Evaluating effectiveness

Effectiveness is judged by evidence from controlled research, symptom reduction, relapse rates, side effects, cost and accessibility, and the person's own goals. Ethical practice requires informed consent, confidentiality and treatments matched to the individual rather than a one-size-fits-all approach.

The strongest evidence comes from randomised controlled trials (RCTs), in which clients are randomly allocated to a treatment group or a control group (often a placebo or a waitlist) and outcomes are compared. Random allocation controls for individual differences, and a placebo control separates the active effect of the treatment from the effect of simply expecting to improve. A useful evaluation point is that subjective improvement alone is weak evidence because of the placebo effect; a treatment is only judged effective if it outperforms a credible control. Meta-analyses then combine many trials to estimate the average effect size, which is why CBT's recommendation as a first-line therapy rests on pooled evidence rather than single studies.

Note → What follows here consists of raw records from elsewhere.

template <int KS, int C, int PD, int MAXW>
__global__ __launch_bounds__(64, MAXW) void gemm_free_kernel(GemmArgs a) {
  const int lane = threadIdx.x, c = lane & 31, kg = lane >> 5;
  const int ncb = (a.N + 32 * C - 1) / (32 * C);
  const int lin = blockIdx.x, grp = lin / (8 * ncb), within = lin % (8 * ncb);
  const int rb = grp * 8 + (within & 7), cb = within >> 3;
  if (rb * 32 >= a.M) return;
  const int m0 = rb * 32, n0 = cb * 32 * C;
  const int ksteps = KS ? KS : a.K / 16;
  const int row = m0 + c;
  const float* xp = a.x_frag ? a.X + ((size_t)rb * (a.ldx >> 4) * 64 + lane) * 8 : a.X + (size_t)min(row, a.M - 1) * a.ldx + 8 * kg;
  const int xstep = a.x_frag ? 512 : 16;
  const int ntile = (a.N + 63) / 64 * 2;
  const uint4* wp[2][C];
#pragma unroll
  for (int p = 0; p < 2; ++p)
#pragma unroll
    for (int j = 0; j < C; ++j) wp[p][j] = reinterpret_cast<const uint4*>(a.Ws + p * a.ws_plane) + ((size_t)min(cb * C + j, ntile - 1) * ksteps) * 64 + lane;
  f32x16 acc[C];
#pragma unroll
  for (int j = 0; j < C; ++j) acc[j] = (f32x16){0};
  f32x4 xr[PD + 1][2];
  uint4 wr[PD + 1][2][C];
  auto fetch = [&](int ks, int slot) {
    xr[slot][0] = *reinterpret_cast<const f32x4*>(xp + (size_t)ks * xstep);
    xr[slot][1] = *reinterpret_cast<const f32x4*>(xp + (size_t)ks * xstep + 4);
#pragma unroll
    for (int p = 0; p < 2; ++p)
#pragma unroll
      for (int j = 0; j < C; ++j) wr[slot][p][j] = wp[p][j][(size_t)ks * 64];
  };
  auto step = [&](int slot) {
    const float x[8] = {xr[slot][0][0], xr[slot][0][1], xr[slot][0][2], xr[slot][0][3], xr[slot][1][0], xr[slot][1][1], xr[slot][1][2], xr[slot][1][3]};
    f16x8 xh, xl;
#ifdef GLAMR_GEMM_NOSPLIT
    xh = __builtin_bit_cast(f16x8, xr[slot][0]); xl = __builtin_bit_cast(f16x8, xr[slot][1]);
#else
    split8(x, xh, xl);
#endif
#pragma unroll
    for (int j = 0; j < C; ++j) acc[j] = __builtin_amdgcn_mfma_f32_32x32x16_f16(__builtin_bit_cast(f16x8, wr[slot][1][j]), xh, acc[j], 0, 0, 0);
#pragma unroll
    for (int j = 0; j < C; ++j) acc[j] = __builtin_amdgcn_mfma_f32_32x32x16_f16(__builtin_bit_cast(f16x8, wr[slot][0][j]), xl, acc[j], 0, 0, 0);
#pragma unroll
    for (int j = 0; j < C; ++j) acc[j] = __builtin_amdgcn_mfma_f32_32x32x16_f16(__builtin_bit_cast(f16x8, wr[slot][0][j]), xh, acc[j], 0, 0, 0);
  };
  if constexpr (KS > 0) {
#pragma unroll
    for (int d = 0; d < PD; ++d) if (d < KS) fetch(d, d);
#pragma unroll
    for (int ks = 0; ks < KS; ++ks) {
      if (ks + PD < KS) fetch(ks + PD, (ks + PD) % (PD + 1));
      __builtin_amdgcn_sched_barrier(0);
      step(ks % (PD + 1));
      __builtin_amdgcn_sched_barrier(0);
    }
  } else {
    for (int d = 0; d < PD; ++d) if (d < ksteps) fetch(d, d);
    for (int k3 = 0; k3 < ksteps; k3 += PD + 1) {
#pragma unroll
      for (int u = 0; u <= PD; ++u) {
        const int ks = k3 + u;
        if (ks >= ksteps) break;
        if (ks + PD < ksteps) fetch(ks + PD, (u + PD) % (PD + 1));
        __builtin_amdgcn_sched_barrier(0);
        step(u);
        __builtin_amdgcn_sched_barrier(0);
      }
    }
  }
  if (row >= a.M) return;
  const int rbrow = a.rowbias ? (a.rows_per_group > 0 ? row / a.rows_per_group : row % (-a.rows_per_group)) : 0;
  if (n0 + 32 * C <= a.N || a.y_frag) {
    auto emit = [&](auto has_b, auto has_rb, auto relu, auto has_r, auto frag) {
#pragma unroll
      for (int j = 0; j < C; ++j)
#pragma unroll
        for (int i = 0; i < 4; ++i) {
          const int n = n0 + 32 * j + 8 * i + 4 * kg;
          if (n >= a.N) continue;
          f32x4 v = {acc[j][4 * i], acc[j][4 * i + 1], acc[j][4 * i + 2], acc[j][4 * i + 3]};
          if (decltype(has_b)::value) v += *reinterpret_cast<const f32x4*>(a.bias + n);
          if (decltype(has_rb)::value) v += *reinterpret_cast<const f32x4*>(a.rowbias + (size_t)rbrow * a.ldrb + n);
          if (decltype(relu)::value) { v[0] = fmaxf(v[0], 0.f); v[1] = fmaxf(v[1], 0.f); v[2] = fmaxf(v[2], 0.f); v[3] = fmaxf(v[3], 0.f); }
          if (decltype(has_r)::value) v += *reinterpret_cast<const f32x4*>(a.R + (decltype(frag)::value ? x32_off(row, n, a.ldr) : (size_t)row * a.ldr + n));
          *reinterpret_cast<f32x4*>(a.Y + (decltype(frag)::value ? x32_off(row, n, a.ldy) : (size_t)row * a.ldy + n)) = v;
        }
    };
    using T = std::true_type; using F = std::false_type;
    auto pick_frag = [&](auto has_b, auto has_rb, auto relu, auto has_r) { if (a.y_frag) emit(has_b, has_rb, relu, has_r, T{}); else emit(has_b, has_rb, relu, has_r, F{}); };
    auto pick_r = [&](auto has_b, auto has_rb, auto relu) { if (a.R) pick_frag(has_b, has_rb, relu, T{}); else pick_frag(has_b, has_rb, relu, F{}); };
    auto pick_relu = [&](auto has_b, auto has_rb) { if (a.act == ACT_RELU) pick_r(has_b, has_rb, T{}); else pick_r(has_b, has_rb, F{}); };
    auto pick_rb = [&](auto has_b) { if (a.rowbias) pick_relu(has_b, T{}); else pick_relu(has_b, F{}); };
    if (a.bias) pick_rb(T{}); else pick_rb(F{});
// ... 21 lines not shown
          if (a.act == ACT_RELU) s = fmaxf(s, 0.f);
          if (a.R) s += a.R[(size_t)row * a.ldr + n + e];
          a.Y[(size_t)row * a.ldy + n + e] = s;
        }
      }
    }
}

Culturally responsive treatment

Treatments must also be culturally appropriate. For Aboriginal and Torres Strait Islander clients, social and emotional wellbeing models that include connection to community, culture and Country can be more effective than a narrowly individual, Western medical approach. Matching the treatment to the person's cultural context is part of valid, ethical practice and links directly to the biopsychosocial idea that social factors shape both the cause and the cure of distress.

Exam-style practice questions

Practice questions written in the style of SACE Board exam questions on this dot point, with worked answer explainers. The year tag is the paper they imitate, not the source.

SACE 20194 marksAssertiveness training begins with a psychologist helping clients to recognise that their current behaviour is preventing them from achieving their goals. Describe two other steps involved in assertiveness training.
Show worked answer →

Four marks: describe two further steps (roughly 2 marks each), beyond the initial recognition step.

  1. Learning and rehearsing assertive responses. The client is taught the difference between passive, aggressive and assertive communication and then practises assertive techniques, such as using "I" statements and making clear, direct requests, often through role-play with the therapist modelling and giving feedback.

  2. Applying the new skills in real situations and reviewing progress. The client gradually puts assertive behaviour into practice in everyday life, starting with low-risk situations, then reflects on the outcomes with the therapist and refines the responses. Reinforcement of successful attempts builds confidence and maintains the new behaviour.

Markers want two distinct, ordered steps that go beyond simply recognising the problem.

SACE 20202 marksDescribe one specific benefit of assertiveness training for aggressive individuals.
Show worked answer →

Two marks: name a benefit specific to aggressive individuals and explain it.

A key benefit is that assertiveness training gives aggressive individuals a constructive way to express their needs and stand up for themselves without resorting to hostility or intimidation. By learning to communicate directly and respectfully (for example through calm "I" statements rather than threats), the person can still achieve their goals while improving relationships and reducing conflict with others. This replaces damaging aggressive behaviour with socially effective behaviour, which improves their workplace and personal interactions. The answer must tie the benefit specifically to reducing aggression, not just to general confidence.